Visual readability and structured outputs
Reduced contrast on the chat area. When queries imply multi-step workflows, PeteChat defaults to tables, numbered steps, or simple flowcharts rather than dense paragraphs. An optional share/verify action lets students forward an answer snippet to a peer or TA for confirmation.
Instructor dashboard with provenance and tone configuration
Instructors can upload syllabi, rubrics, and announcements through a lightweight portal. Every response shows which course documents were retrieved (provenance citations). Per-course tone configuration and alignment audits let instructors tune the assistant without touching code.
Pedagogical dialogue flow: prompts are routed through an assessment check → coaching pivot or Hint-First/Two-Step Reveal → Reverse Prompt/JOL Micro-Check → worked example if needed. Every turn scaffolds thinking rather than delivering answers.
Design Principles
Eight principles that guide every trade-off
Tutor, not solver
Default to hinting and scaffolding. Teach how to think — debug explanations, step-by-step reasoning — not what to answer.
Align to the course
Ground all responses in instructor-provided materials. Show provenance. Add freshness disclaimers for logistics to protect instructors.
Respect academic integrity
Include guardrails and integrity reminders on homework. Encourage students to read and follow instructions before asking the AI.
Reduce TA overhead
Automate clarity (summaries of instructions), regrade explanations from rubrics, and handle repeat questions with consistent, concise answers.
Design for clarity and momentum
Open sidebar with "Try asking…" examples per homework/exam. Keep answers concise, visual when helpful, and readable.
Flexible control for staff
Let instructors upload/update content, set tone, and review alignment metrics. Easy to tune without writing code.

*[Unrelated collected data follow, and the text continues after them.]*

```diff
@@ -666,7 +686,14 @@
                 make_float4(acc[cb][4 * qd], acc[cb][4 * qd + 1], acc[cb][4 * qd + 2], acc[cb][4 * qd + 3]);
         }
       }
-    }
+    };
+#ifndef S1_EXP_NODS
+    read_b(0, 0);
+    read_b(1, 1);
+#pragma unroll 1
+    for (int rd = 0; rd < NRD - 1; ++rd) round(std::false_type{}, rd);
+    round(std::true_type{}, NRD - 1);
+#endif
     SC_STAMP(13);
   }
 }
diff --git a/btsbot_amd/csrc/stage_regs.h b/btsbot_amd/csrc/stage_regs.h
--- a/btsbot_amd/csrc/stage_regs.h
+++ b/btsbot_amd/csrc/stage_regs.h
@@ -12,10 +12,29 @@
 __device__ __forceinline__ int swz4(int row) {
   return (4 - ((row >> 2) & 3)) & 3;
 }
-template <int CT>
+__device__ __forceinline__ f32x4 lds_f32x4(const float* q) {
+  return __builtin_bit_cast(f32x4, *reinterpret_cast<const bf16x8*>(q));
+}
+struct LnNoSink {
+  __device__ __forceinline__ void operator()(int) const {}
+};
+template <bool LDSW = false, int CT, typename F = LnNoSink>
 __device__ __forceinline__ void ln_regs(const f32x16 (&x)[CT], const float* __restrict__ w,
-                                        const float* __restrict__ b, int h, f32x16 (&y)[CT]) {
+                                        const float* __restrict__ b, int h, f32x16 (&y)[CT], F done = F()) {
   constexpr int C = StageRegs<CT>::C;
+  f32x4 wq[LDSW ? 2 : 1][4], bq[LDSW ? 2 : 1][4];
+  auto read_pair = [&](int ct0) {
+#pragma unroll
+    for (int k = 0; k < 2; ++k)
+#pragma unroll
+      for (int qd = 0; qd < 4; ++qd) {
+        if (ct0 + k >= CT) continue;
+        wq[LDSW ? k : 0][qd] = lds_f32x4(w + (ct0 + k) * 32 + 8 * qd + 4 * h);
+        bq[LDSW ? k : 0][qd] = lds_f32x4(b + (ct0 + k) * 32 + 8 * qd + 4 * h);
+      }
+    __builtin_amdgcn_sched_barrier(0);
+  };
+  if (LDSW) read_pair(0);
   float s = 0.f;
 #pragma unroll
   for (int ct = 0; ct < CT; ++ct)
@@ -34,25 +53,37 @@
   q += __shfl_xor(q, 32, 64);
   const float rstd = rsqrtf(q * (1.0f / C) + LN_EPS);
 #pragma unroll
-  for (int ct = 0; ct < CT; ++ct)
+  for (int ct = 0; ct < CT; ++ct) {
+    if (LDSW && ct > 0 && ct % 2 == 0) {
+      __builtin_amdgcn_sched_barrier(0);
+      read_pair(ct);
+    }
 #pragma unroll
     for (int qd = 0; qd < 4; ++qd) {
       const int c = ct * 32 + 8 * qd + 4 * h;
-      const float4 wv = *reinterpret_cast<const float4*>(w + c);
-      const float4 bv = *reinterpret_cast<const float4*>(b + c);
+      float4 wv, bv;
+      if (LDSW) {
+        const f32x4 w4 = wq[LDSW ? ct & 1 : 0][qd], b4 = bq[LDSW ? ct & 1 : 0][qd];
+        wv = make_float4(w4[0], w4[1], w4[2], w4[3]);
+        bv = make_float4(b4[0], b4[1], b4[2], b4[3]);
+      } else {
+        wv = *reinterpret_cast<const float4*>(w + c);
+        bv = *reinterpret_cast<const float4*>(b + c);
+      }
       y[ct][4 * qd + 0] = (x[ct][4 * qd + 0] - mean) * rstd * wv.x + bv.x;
       y[ct][4 * qd + 1] = (x[ct][4 * qd + 1] - mean) * rstd * wv.y + bv.y;
       y[ct][4 * qd + 2] = (x[ct][4 * qd + 2] - mean) * rstd * wv.z + bv.z;
       y[ct][4 * qd + 3] = (x[ct][4 * qd + 3] - mean) * rstd * wv.w + bv.w;
     }
+    done(ct);
+  }
 }
 
-template <typename T, int LOPLANE = 0, int CT>
-__device__ __forceinline__ void regs_to_map(const f32x16 (&x)[CT], unsigned char* map, int p, int h) {
+template <typename T, int LOPLANE, int CT>
+__device__ __forceinline__ void regs_to_map_ct(const f32x16 (&x)[CT], unsigned char* map, int p, int h, int ct) {
   constexpr int PITCH = StageRegs<CT>::PITCH;
   typedef T T4 __attribute__((ext_vector_type(4)));
-#pragma unroll
-  for (int ct = 0; ct < CT; ++ct)
+  {
 #pragma unroll
     for (int qd = 0; qd < 4; ++qd) {
       T4 v, w;
@@ -64,4 +95,10 @@
       *reinterpret_cast<T4*>(map + p * PITCH + (ct * 32 + 8 * qd + 4 * h) * 2) = v;
       if (LOPLANE > 0) *reinterpret_cast<T4*>(map + LOPLANE + p * PITCH + (ct * 32 + 8 * qd + 4 * h) * 2) = w;
     }
+  }
 }
+template <typename T, int LOPLANE = 0, int CT>
+__device__ __forceinline__ void regs_to_map(const f32x16 (&x)[CT], unsigned char* map, int p, int h) {
+#pragma unroll
+  for (int ct = 0; ct < CT; ++ct) regs_to_map_ct<T, LOPLANE>(x, map, p, h, ct);
+}
```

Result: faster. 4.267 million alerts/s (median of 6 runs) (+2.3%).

Trust through transparency
Show sources, note uncertainty, and provide optional share/confirm actions so students can verify with peers or TAs.
Time-aware support
Offer study plans and mock quizzes scoped to available time and upcoming exams to keep students on track.
Impact
A principled model for assessment-aware AI in higher education
PeteChat established a replicable design pattern for AI tutors that preserve academic integrity without banning AI from the learning environment. Rather than leaving students to navigate generic tools with no guardrails, the system gave instructors a configurable, pedagogically aligned assistant — one that reduced TA workload while actively reinforcing the learning behaviors that homework and exams are supposed to develop.
After Phase 1 deployment in ECE 20875, the system expanded to additional large undergraduate programming courses in Phase 3, representing a transition from course-specific innovation to campus-level infrastructure. The formative evaluation methodology — conducting expert sessions across student, instructor, developer, and UX perspectives before each design cycle — established a stakeholder-research model applicable to any future AI tool development at the institution.
The project's design principles have been written up as a design case contributing to the emerging literature on generative AI in higher education — advancing the field's understanding of how AI systems can be deliberately designed to support learning processes without undermining the integrity of assessment.